Demolition Activity Still Lacking Momentum
As with newbuilding orders, ships’ demolition activity has also slowed down considerably over the course of the past few weeks. In its latest weekly note, Clarkson Platou Hellas said that “last week was distinctly quiet as the shortage of tonnage availability is now clearly evident. This lack of new vessels entering the market may be a welcome stance in this holiday season as local fundamentals in the Indian sub. Continent remains unstable. Rates from India continue to weaken, and thus sentiment too, and the general opinion is that this market could remain subdued for the next couple of months but many are optimistic that this position could be reversed in the last quarter. Pakistan remains uncertain at this current time too due to their recent election results and in addition, the impact being caused locally by the continuing wait to cut the tankers now lying on the yards. Bangladesh seems to be the only ‘open’ market at this precise moment with positive inquiry emanating from the waterfront”, Clarkson Platou Hellas said.

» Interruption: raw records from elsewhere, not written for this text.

struct yabpe_ctx {
    int device = 0;
    int n_cu = 256;
    int apply_occ = 4;
    hipStream_t stream = nullptr;
    std::string err;
    std::map<std::string, int64_t> opt;

    bool have_vocab = false;
    uint32_t base_tokens = 0;
    TokTable tt{};
    bool have_words = false;
    bool weighted = false;
    uint64_t n_words = 0, n_words_input = 0, tokens_initial = 0;
    uint32_t n_tiles = 0;
    uint16_t *tiles = nullptr, *tiles_alt = nullptr;
    uint32_t tiles_cap = 0, tiles_alt_cap = 0;
    uint32_t *tile_len = nullptr, *tile_len_alt = nullptr;
    uint32_t *tile_wbase = nullptr, *tile_wbase_alt = nullptr;
    uint32_t *wfreq = nullptr;
    uint32_t n_long = 0;
    uint16_t *long_tok = nullptr;
    unsigned long long *long_sig = nullptr;
    uint32_t long_sig_stride = 0;
    unsigned long long *long_off = nullptr;
    uint32_t *long_len = nullptr, *long_freq = nullptr;
    uint64_t long_tokens = 0;
    PairTable table{};
    uint64_t table_cap = 0;
    DevState *st = nullptr;
    DevState *st_host = nullptr;
    Best *partials = nullptr;
    uint32_t n_partials = 0, n_partials_cap = 0;
    uint32_t rec_cap = 0, rec_n = 0;
    uint32_t *rec_left = nullptr, *rec_right = nullptr, *rec_merged = nullptr;
    unsigned long long *rec_count = nullptr, *rec_sites = nullptr, *rec_live = nullptr;
    std::vector<uint64_t> log_sites, log_live;
    std::vector<uint32_t> ev_iter;
    std::vector<float> ev_us;
    yabpe_stats_t stats{};
    std::vector<EventPair> events;
    std::vector<void *> synth_bufs;
    std::vector<void *> pretok_bufs;
    uint8_t *pt_cls = nullptr;
    bool have_enc_model = false;
    unsigned long long *enc_keys = nullptr;
    uint32_t *enc_vals = nullptr;
    unsigned long long enc_mask = 0;
    uint32_t *enc_out_id = nullptr;
    uint8_t *enc_sp_bytes = nullptr, *enc_sp_has = nullptr;
    uint32_t *enc_sp_off = nullptr, *enc_sp_id = nullptr;
    uint32_t enc_n_special = 0, enc_sp_max_len = 0;
    uint32_t *enc_ids = nullptr;
    unsigned long long *enc_doc = nullptr;
    unsigned long long *enc_spans = nullptr;
    yabpe_encode_stats_t enc_stats{};
    unsigned long long enc_sums[4] = {0, 0, 0, 0};
    bool enc_done = false;
    hipEvent_t enc_ev[8] = {};
    bool have_dec_model = false;
    uint2 *dec_ent = nullptr;
    uint8_t *dec_pool = nullptr;
    uint32_t dec_n = 0;
    uint8_t *dec_text = nullptr;
    unsigned long long *dec_doc = nullptr;
    yabpe_decode_stats_t dec_stats{};
    hipEvent_t dec_ev[7] = {};
    uint32_t *lay_buf[3] = {};
    yabpe_layout_stats_t lay_stats{};
    hipEvent_t lay_ev[4] = {};
    yabpe_resume_stats_t resume_stats{};
    bool have_pool = false;
    PoolView wpool{};
    uint64_t wpool_arena_cap = 0, wpool_n = 0, wpool_bytes = 0;
    yabpe_pool_stats_t wpool_stats{};
    hipEvent_t wpool_ev[4] = {};
    unsigned long long *scratch64 = nullptr;
    unsigned long long *blk_stats = nullptr;
    uint32_t blk_used = 0;
    bool split_mode = false;
    uint32_t kmax_now = 1;
    uint32_t rec_n_live = 0;
    std::vector<float> ev_scan_us;
    unsigned long long *sig = nullptr;
    uint32_t sig_stride = 0;
    unsigned long long *blk_read = nullptr;
    uint64_t scan_skip_launches = 0;
    uint64_t piece_tag = 0;
    bool sig_valid = false;
    uint32_t sig_built_at = 0;
    uint64_t sig_tokens_at_build = 0;
    uint64_t sig_builds = 0;
    CandState *cand_state = nullptr;
    uint32_t cand_built_at = 0;
    unsigned long long cand_best_at_build = 0;
    uint32_t *sel_ticket = nullptr;
    unsigned long long *cand = nullptr;
    bool use_cand = false;
    uint64_t cand_rebuilds = 0, cand_rescans = 0;
    double cand_margin = 0.2;
    uint32_t cand_n_at_build = 0;
    bool pending = false;
    uint64_t fused_launches = 0;
    int rank = 0, n_ranks = 1;
    bool multi = false;
    ncclComm_t comm = nullptr;
    yabpe_allgather_fn ag_fn = nullptr;
    void *ag_user = nullptr;
    unsigned long long *xsmall = nullptr;
    uint8_t *xsend = nullptr, *xrecv = nullptr;
    uint64_t exchange_growths = 0;
    uint64_t exchange_max_records = 0;
    uint32_t xcap = 0;
    uint64_t xstride = 0;
    uint32_t xeff = 0;
    uint64_t xeff_sum = 0;
    uint32_t xseen[4] = {0, 0, 0, 0};
    uint64_t exchanges = 0;
    bool p2p = false;
    uint8_t *p2p_area = nullptr;
    std::vector<uint8_t *> p2p_peer;
    uint64_t p2p_half = 0, p2p_flags_off = 0, p2p_seq = 0, p2p_stride = 0;
    uint32_t p2p_cap = 0;
    hipEvent_t p2p_e0 = nullptr, p2p_e1 = nullptr;
    bool p2p_pending = false;
};
// ... 96 lines not shown
    t.sink_rec = nullptr;
    t.sink_hdr = nullptr;
    t.sink_cap = 0;
}

int table_alloc(yabpe_ctx *c, PairTable &t, uint64_t cap, unsigned long long *entries_ctr) {
    TRY(dmalloc(c, &t.keys, cap));
    TRY(dmalloc(c, &t.cnt, cap));
    t.cap = (uint32_t)cap;
    t.max_probe = c->multi ? (uint32_t)cap : (uint32_t)std::min<uint64_t>(cap, 2048);
    t.sink_rec = nullptr;
    t.sink_hdr = nullptr;
    t.sink_cap = 0;
    t.entries = entries_ctr;
    t.cand_cs = nullptr;
    t.cand_list = nullptr;
    t.cand_T = 0;
    HIPCHK(c, hipMemsetAsync(t.keys, 0xFF, cap * sizeof(uint32_t), c->stream));
    HIPCHK(c, hipMemsetAsync(t.cnt, 0, cap * sizeof(unsigned long long), c->stream));
    return 0;
}

int cand_attach(yabpe_ctx *c) {
    c->use_cand = false;
    PairTable &t = c->table;
    t.cand_cs = nullptr;
    t.cand_list = nullptr;
    if (!optv(c, "cand_argmax", 1)) return 0;
    if (!c->sel_ticket) {
        TRY(dmalloc(c, &c->sel_ticket, TICKET_WORDS));
        HIPCHK(c, hipMemsetAsync(c->sel_ticket, 0, TICKET_WORDS * 4, c->stream));
    }
    if (!c->cand_state) {
        TRY(dmalloc(c, &c->cand_state, 1));
        TRY(dmalloc(c, &c->cand, CAND_CAP));
    }
    return 0;
}

int cand_rebuild(yabpe_ctx *c, unsigned long long best_count) {
    c->use_cand = false;
    c->table.cand_cs = nullptr;
    c->table.cand_list = nullptr;
    if (!optv(c, "cand_argmax", 1) || !c->cand_state || best_count < (unsigned long long)optv(c, "cand_min_count", 16)) return 0;
    const uint32_t target = (uint32_t)std::max<int64_t>(64, optv(c, "cand_target", 768));
    const uint32_t grid = (uint32_t)std::min<uint64_t>(1024, std::max<uint64_t>(1, c->table_cap / (BLOCK * 8)));
    CandState h{};
    for (int attempt = 0; attempt < 12; ++attempt) {
        unsigned long long margin = (unsigned long long)((double)best_count * c->cand_margin);
        if (margin < 1) margin = 1;
        h = CandState{best_count - std::min(margin, best_count - 1), 0u, 0u, 0u, 0u};
        HIPCHK(c, hipMemcpyAsync(c->cand_state, &h, sizeof h, hipMemcpyHostToDevice, c->stream));
        PairTable t = c->table;
        t.cand_list = c->cand;
        t.cand_cs = c->cand_state;
        t.cand_T = h.T;
        {
            CandParams P{t, c->tt.rec, c->partials, c->st, c->cand_state, nullptr, SelectParams{}};
            hipLaunchKernelGGL(k_cand_rebuild, dim3(grid), dim3(BLOCK), 0, c->stream, P);
        }
        HIPCHK(c, hipGetLastError());
        HIPCHK(c, hipMemcpyAsync(&h, c->cand_state, sizeof h, hipMemcpyDeviceToHost, c->stream));
        HIPCHK(c, hipStreamSynchronize(c->stream));
        c->cand_rebuilds++;
        if ((h.overflow || h.n > target) && margin > 1) {
            c->cand_margin *= 0.5;
            continue;
        }
        break;
    }
    if (h.n < target / 8) c->cand_margin = std::min((double)optv(c, "cand_margin_max_pct", 60) / 100.0, c->cand_margin * 2.0);
    c->use_cand = !h.overflow && h.n < CAND_CAP / 2;
    c->cand_n_at_build = h.n;
    if (c->use_cand) {
        c->table.cand_cs = c->cand_state;
        c->table.cand_list = c->cand;
        c->table.cand_T = h.T;
    }
    return 0;
}

uint32_t count_grid(yabpe_ctx *c) {
    uint32_t want = (c->n_tiles + WPB - 1) / WPB;
    uint32_t cap = (uint32_t)optv(c, "apply_blocks", (int64_t)c->n_cu * c->apply_occ);
    return std::max(1u, std::min(std::min(want, cap), MAX_APPLY_BLOCKS));
}

int fold_stats(yabpe_ctx *c) {
    FoldParams F{c->st, c->blk_stats, std::max(c->blk_used, 1u)};
    hipLaunchKernelGGL(k_fold_stats, dim3(1), dim3(BLOCK), 0, c->stream, F);
    HIPCHK(c, hipGetLastError());
    c->blk_used = 0;
    return 0;
}

int comm_allgather(yabpe_ctx *c, const void *send, void *recv, uint64_t nbytes) {
    if (c->comm) {
        NCCLCHK(c, rccl()->AllGather(send, recv, nbytes, ncclUint8, c->comm, c->stream));
        return 0;
    }
    if (!c->ag_fn) return fail(c, YABPE_E_COMM, "no transport attached");
    HIPCHK(c, hipStreamSynchronize(c->stream));
    int rc = c->ag_fn(c->ag_user, send, recv, nbytes);
    if (rc != 0) return fail(c, YABPE_E_COMM, "custom all-gather transport failed (%d)", rc);
    return 0;
}

int comm_max(yabpe_ctx *c, unsigned long long v, unsigned long long *out);

int exchange_table(yabpe_ctx *c, PairTable lt, uint64_t lcap, PairTable t) {
    unsigned long long *d_cnt = &c->scratch64[8];
    HIPCHK(c, hipMemsetAsync(d_cnt, 0, 8, c->stream));
// ... 479 lines not shown
    return YABPE_OK;
}

void yabpe_destroy(yabpe_ctx *c) {
    if (!c) return;
    (void)hipSetDevice(c->device);
    if (c->stream) (void)hipStreamSynchronize(c->stream);
    yabpe_synth_free(c);
    yabpe_pretokenize_free(c);
    yabpe_encode_free(c);
    dfree(c->enc_keys); dfree(c->enc_vals); dfree(c->enc_out_id);
    dfree(c->enc_sp_bytes); dfree(c->enc_sp_has); dfree(c->enc_sp_off); dfree(c->enc_sp_id);
    for (auto &e : c->enc_ev)
        if (e) (void)hipEventDestroy(e);
    yabpe_decode_free(c);
    dfree(c->dec_ent); dfree(c->dec_pool);
    for (auto &e : c->dec_ev)
        if (e) (void)hipEventDestroy(e);
    yabpe_layout_free(c);
    for (auto &e : c->lay_ev)
        if (e) (void)hipEventDestroy(e);
    yabpe_pool_clear(c);
    for (auto &e : c->wpool_ev)
        if (e) (void)hipEventDestroy(e);
    dfree(c->pt_cls);
    free_corpus(c);
    free_records(c);
    dfree(c->tt.pool); dfree(c->tt.off); dfree(c->tt.len); dfree(c->tt.rec); dfree(c->tt.vset);
    dfree(c->partials);
    dfree(c->st);
    dfree(c->scratch64);
    dfree(c->blk_stats);
    dfree(c->blk_read);
    dfree(c->cand_state);
    dfree(c->sel_ticket);
    dfree(c->cand);
    dfree(c->xsend);
    dfree(c->xrecv);
    dfree(c->xsmall);
    p2p_close(c);
    if (c->p2p_e0) (void)hipEventDestroy(c->p2p_e0);
    if (c->p2p_e1) (void)hipEventDestroy(c->p2p_e1);
    if (c->comm && rccl()) (void)rccl()->CommDestroy(c->comm);
    if (c->st_host) (void)hipHostFree(c->st_host);
    for (auto &e : c->events) {
        (void)hipEventDestroy(e.e0);
        (void)hipEventDestroy(e.e1);
        (void)hipEventDestroy(e.e2);
    }
    if (c->stream) (void)hipStreamDestroy(c->stream);
    delete c;
}

int yabpe_set_option(yabpe_ctx *c, const char *name, int64_t value) {
    if (!c || !name) return YABPE_E_INVALID;
    c->opt[name] = value;
    return YABPE_OK;
}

In a separate note, Allied Shipbroking added that “the recent slump in scrap prices and the lack of demo candidates, has led to subdued activity taking shape again this past week, with very few notable movements being seen since last Friday. Needless to say that the monsoon rains are still affecting the overall appetite being seen from the Indian Sub-Continent. Offered rates in China continued to collapse with prices falling now below the $200/Ltd mark, phasing the country out competition. Indian steel prices have also played their part in the local market for another week, with prices following a declining trend during the last 3 weeks. Meanwhile, permission for scrapping of tankers has been given only to a limited number of Pakistani scrapyards up till today, adding to the uncertainty held by cash buyers. Offered prices in Bangladesh were also in decline, but market players expect activity to increase after the summer months. In the key ship type sectors, activity was only being seen for a 20 years old MR tanker for a price of $365/Ldt and a 23 years old Panamax dry bulker for a price of $293/Ldt. All in all, market participants expect that end breakers will have to offer improved price levels within the next few weeks in order to revamp interest amongst sellers and boost confidence amongst cash buyers”.
Meanwhile, GMS, the world’s leading cash buyer said in its own weekly report that “for the first time (in a long time), the ship recycling industry has witnessed progressively declining prices across all 5 major recycling destinations over the span of a few weeks. Consequently (and unsurprisingly), 2018s summer inertia continues on for yet another week, with increasingly fewer units being proposed / negotiated for sale. Meanwhile, there finally seems to be some good news coming out of Pakistan this week, with Imran Khan’s party winning the local elections. It is hoped that this in turn will have a knock-on effect for the country overall – in terms of business & economic optimism. Notwithstanding, the recent domestic developments still remain tinged with confusion as far as cutting permissions (for the recently delivered tankers) are concerned.
News from the ground is that the requested issuance of gas free certificates from the explosives department in Islamabad has been postponed once again, until the relevant representatives re-inspect all tankers beached locally, a procedure that is expected to commence from August 13th. As such, interest from Pakistan for any available (dry) units has escalated in recent weeks, the ongoing dearth of which has left Gadani Buyers increasingly frustrated as the weeks go by. In India, the trucker’s strike was finally called off this week as business and transportation of product from local yards has resumed. Yet, prices failed to improve in line with expectations and Alang Buyers struggled to acquire any notable units for another week. Bangladesh has also been gripped by student strikes, as the focus in all sub-continent locations now seems to be shifting away from ship recycling. Constant monsoon rains have persisted into August and Eid holidays are also on the horizon, further dampening any interest that may have been”, GMS concluded.